#### Instructions to follow
Restate word for word the lines of the data below, from the first through the one that has "for (int e = 0;".

Data extracted from a collection:
___

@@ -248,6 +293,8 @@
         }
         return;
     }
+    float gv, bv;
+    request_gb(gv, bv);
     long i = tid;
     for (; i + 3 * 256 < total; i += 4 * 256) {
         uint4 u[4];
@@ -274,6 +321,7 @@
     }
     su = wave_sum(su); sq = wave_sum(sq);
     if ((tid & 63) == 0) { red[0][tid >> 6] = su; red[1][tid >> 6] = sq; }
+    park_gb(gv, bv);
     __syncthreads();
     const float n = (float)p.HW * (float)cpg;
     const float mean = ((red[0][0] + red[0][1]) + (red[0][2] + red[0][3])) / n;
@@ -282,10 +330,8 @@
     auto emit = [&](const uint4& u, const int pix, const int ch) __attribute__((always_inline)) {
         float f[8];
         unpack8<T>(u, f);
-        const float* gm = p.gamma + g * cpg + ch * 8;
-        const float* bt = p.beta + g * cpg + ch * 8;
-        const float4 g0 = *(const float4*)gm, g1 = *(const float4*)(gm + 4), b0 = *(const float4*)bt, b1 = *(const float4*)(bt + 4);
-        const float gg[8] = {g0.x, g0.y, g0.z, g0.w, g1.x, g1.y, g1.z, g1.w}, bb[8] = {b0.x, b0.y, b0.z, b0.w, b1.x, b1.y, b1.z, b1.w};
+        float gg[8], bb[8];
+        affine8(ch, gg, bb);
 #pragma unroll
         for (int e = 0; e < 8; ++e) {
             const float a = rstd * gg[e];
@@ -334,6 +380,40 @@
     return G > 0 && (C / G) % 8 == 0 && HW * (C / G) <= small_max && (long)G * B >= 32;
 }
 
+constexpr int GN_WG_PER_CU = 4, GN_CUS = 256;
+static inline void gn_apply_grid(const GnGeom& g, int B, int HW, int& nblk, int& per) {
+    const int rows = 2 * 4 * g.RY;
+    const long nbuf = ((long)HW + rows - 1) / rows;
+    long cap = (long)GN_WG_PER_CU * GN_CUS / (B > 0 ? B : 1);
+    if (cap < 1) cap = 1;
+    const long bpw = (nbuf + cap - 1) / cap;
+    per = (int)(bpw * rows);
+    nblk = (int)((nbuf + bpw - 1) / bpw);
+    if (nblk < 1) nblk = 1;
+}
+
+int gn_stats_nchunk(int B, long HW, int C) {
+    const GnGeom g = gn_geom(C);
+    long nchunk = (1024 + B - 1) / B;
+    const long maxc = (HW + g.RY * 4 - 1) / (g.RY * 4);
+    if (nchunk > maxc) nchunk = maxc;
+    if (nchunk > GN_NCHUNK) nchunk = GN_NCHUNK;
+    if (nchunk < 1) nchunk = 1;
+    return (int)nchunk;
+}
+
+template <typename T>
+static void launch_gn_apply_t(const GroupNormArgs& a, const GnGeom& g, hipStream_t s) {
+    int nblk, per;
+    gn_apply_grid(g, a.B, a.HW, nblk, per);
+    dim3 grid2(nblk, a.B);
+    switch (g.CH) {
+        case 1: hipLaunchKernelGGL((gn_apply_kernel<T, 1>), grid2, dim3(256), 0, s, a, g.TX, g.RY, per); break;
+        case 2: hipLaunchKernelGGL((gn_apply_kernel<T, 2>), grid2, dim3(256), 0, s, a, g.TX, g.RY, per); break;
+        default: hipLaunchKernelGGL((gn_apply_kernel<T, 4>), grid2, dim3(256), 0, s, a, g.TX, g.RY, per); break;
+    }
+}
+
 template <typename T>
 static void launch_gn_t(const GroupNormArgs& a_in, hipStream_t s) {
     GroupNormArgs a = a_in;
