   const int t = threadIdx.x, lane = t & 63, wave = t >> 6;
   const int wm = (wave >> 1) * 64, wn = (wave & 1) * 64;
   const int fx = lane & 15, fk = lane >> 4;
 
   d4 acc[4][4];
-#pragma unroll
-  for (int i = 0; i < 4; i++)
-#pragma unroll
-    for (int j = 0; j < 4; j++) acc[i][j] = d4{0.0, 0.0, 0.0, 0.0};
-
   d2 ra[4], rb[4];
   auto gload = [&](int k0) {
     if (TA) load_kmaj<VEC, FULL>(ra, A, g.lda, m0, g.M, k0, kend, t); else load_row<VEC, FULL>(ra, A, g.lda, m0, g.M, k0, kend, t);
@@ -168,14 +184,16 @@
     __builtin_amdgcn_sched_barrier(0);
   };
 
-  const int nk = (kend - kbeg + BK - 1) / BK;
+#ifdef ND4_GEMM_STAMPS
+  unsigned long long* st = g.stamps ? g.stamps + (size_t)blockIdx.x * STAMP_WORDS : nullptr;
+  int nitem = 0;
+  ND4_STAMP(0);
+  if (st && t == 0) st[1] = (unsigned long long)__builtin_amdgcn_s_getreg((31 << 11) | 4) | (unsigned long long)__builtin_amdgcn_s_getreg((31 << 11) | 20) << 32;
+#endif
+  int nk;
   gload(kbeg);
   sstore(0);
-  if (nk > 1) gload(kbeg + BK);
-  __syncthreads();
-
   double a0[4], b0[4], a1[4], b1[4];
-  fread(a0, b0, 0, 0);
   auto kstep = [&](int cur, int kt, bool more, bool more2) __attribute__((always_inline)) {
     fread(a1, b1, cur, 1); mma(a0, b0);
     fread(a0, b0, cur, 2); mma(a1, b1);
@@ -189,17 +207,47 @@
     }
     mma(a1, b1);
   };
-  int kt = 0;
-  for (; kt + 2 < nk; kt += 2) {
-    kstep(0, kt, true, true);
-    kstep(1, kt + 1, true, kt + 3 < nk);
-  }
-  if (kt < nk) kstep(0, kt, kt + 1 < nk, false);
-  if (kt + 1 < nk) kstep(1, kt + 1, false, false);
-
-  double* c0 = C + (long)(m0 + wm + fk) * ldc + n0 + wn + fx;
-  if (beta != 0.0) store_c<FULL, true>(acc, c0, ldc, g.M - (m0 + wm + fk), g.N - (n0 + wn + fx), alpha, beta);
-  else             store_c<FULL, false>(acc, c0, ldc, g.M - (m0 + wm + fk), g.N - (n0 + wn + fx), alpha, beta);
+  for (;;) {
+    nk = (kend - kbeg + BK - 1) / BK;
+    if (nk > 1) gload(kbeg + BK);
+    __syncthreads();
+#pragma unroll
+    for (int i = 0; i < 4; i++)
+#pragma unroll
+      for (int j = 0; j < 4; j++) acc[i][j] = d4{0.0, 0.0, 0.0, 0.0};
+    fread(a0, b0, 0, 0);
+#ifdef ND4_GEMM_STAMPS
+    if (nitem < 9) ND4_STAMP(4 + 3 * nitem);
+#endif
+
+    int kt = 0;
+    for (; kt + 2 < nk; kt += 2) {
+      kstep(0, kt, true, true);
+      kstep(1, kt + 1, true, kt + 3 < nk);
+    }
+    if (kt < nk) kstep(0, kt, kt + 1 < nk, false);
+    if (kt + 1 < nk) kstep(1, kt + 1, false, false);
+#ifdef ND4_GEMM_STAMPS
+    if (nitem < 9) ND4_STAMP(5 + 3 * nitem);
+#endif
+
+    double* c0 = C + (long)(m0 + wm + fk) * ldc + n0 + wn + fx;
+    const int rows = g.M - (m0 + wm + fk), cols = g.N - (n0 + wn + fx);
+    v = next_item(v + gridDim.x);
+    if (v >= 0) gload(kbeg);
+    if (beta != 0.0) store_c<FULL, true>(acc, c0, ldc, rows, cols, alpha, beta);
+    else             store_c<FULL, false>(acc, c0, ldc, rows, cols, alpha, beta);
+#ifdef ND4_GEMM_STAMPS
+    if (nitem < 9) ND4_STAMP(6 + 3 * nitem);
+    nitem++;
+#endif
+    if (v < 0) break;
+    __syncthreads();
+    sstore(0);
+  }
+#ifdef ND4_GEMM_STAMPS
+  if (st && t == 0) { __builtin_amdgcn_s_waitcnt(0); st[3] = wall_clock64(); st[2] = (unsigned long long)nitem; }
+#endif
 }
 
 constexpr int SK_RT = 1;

___

#### Result of the exercise
@@ -248,6 +293,8 @@
         }
         return;
     }
+    float gv, bv;
+    request_gb(gv, bv);
     long i = tid;
     for (; i + 3 * 256 < total; i += 4 * 256) {
         uint4 u[4];
@@ -274,6 +321,7 @@
     }
     su = wave_sum(su); sq = wave_sum(sq);
     if ((tid & 63) == 0) { red[0][tid >> 6] = su; red[1][tid >> 6] = sq; }
+    park_gb(gv, bv);
     __syncthreads();
     const float n = (float)p.HW * (float)cpg;
     const float mean = ((red[0][0] + red[0][1]) + (red[0][2] + red[0][3])) / n;
@@ -282,10 +330,8 @@
     auto emit = [&](const uint4& u, const int pix, const int ch) __attribute__((always_inline)) {
         float f[8];
         unpack8<T>(u, f);
-        const float* gm = p.gamma + g * cpg + ch * 8;
-        const float* bt = p.beta + g * cpg + ch * 8;
-        const float4 g0 = *(const float4*)gm, g1 = *(const float4*)(gm + 4), b0 = *(const float4*)bt, b1 = *(const float4*)(bt + 4);
-        const float gg[8] = {g0.x, g0.y, g0.z, g0.w, g1.x, g1.y, g1.z, g1.w}, bb[8] = {b0.x, b0.y, b0.z, b0.w, b1.x, b1.y, b1.z, b1.w};
+        float gg[8], bb[8];
+        affine8(ch, gg, bb);
 #pragma unroll
         for (int e = 0; e < 8; ++e) {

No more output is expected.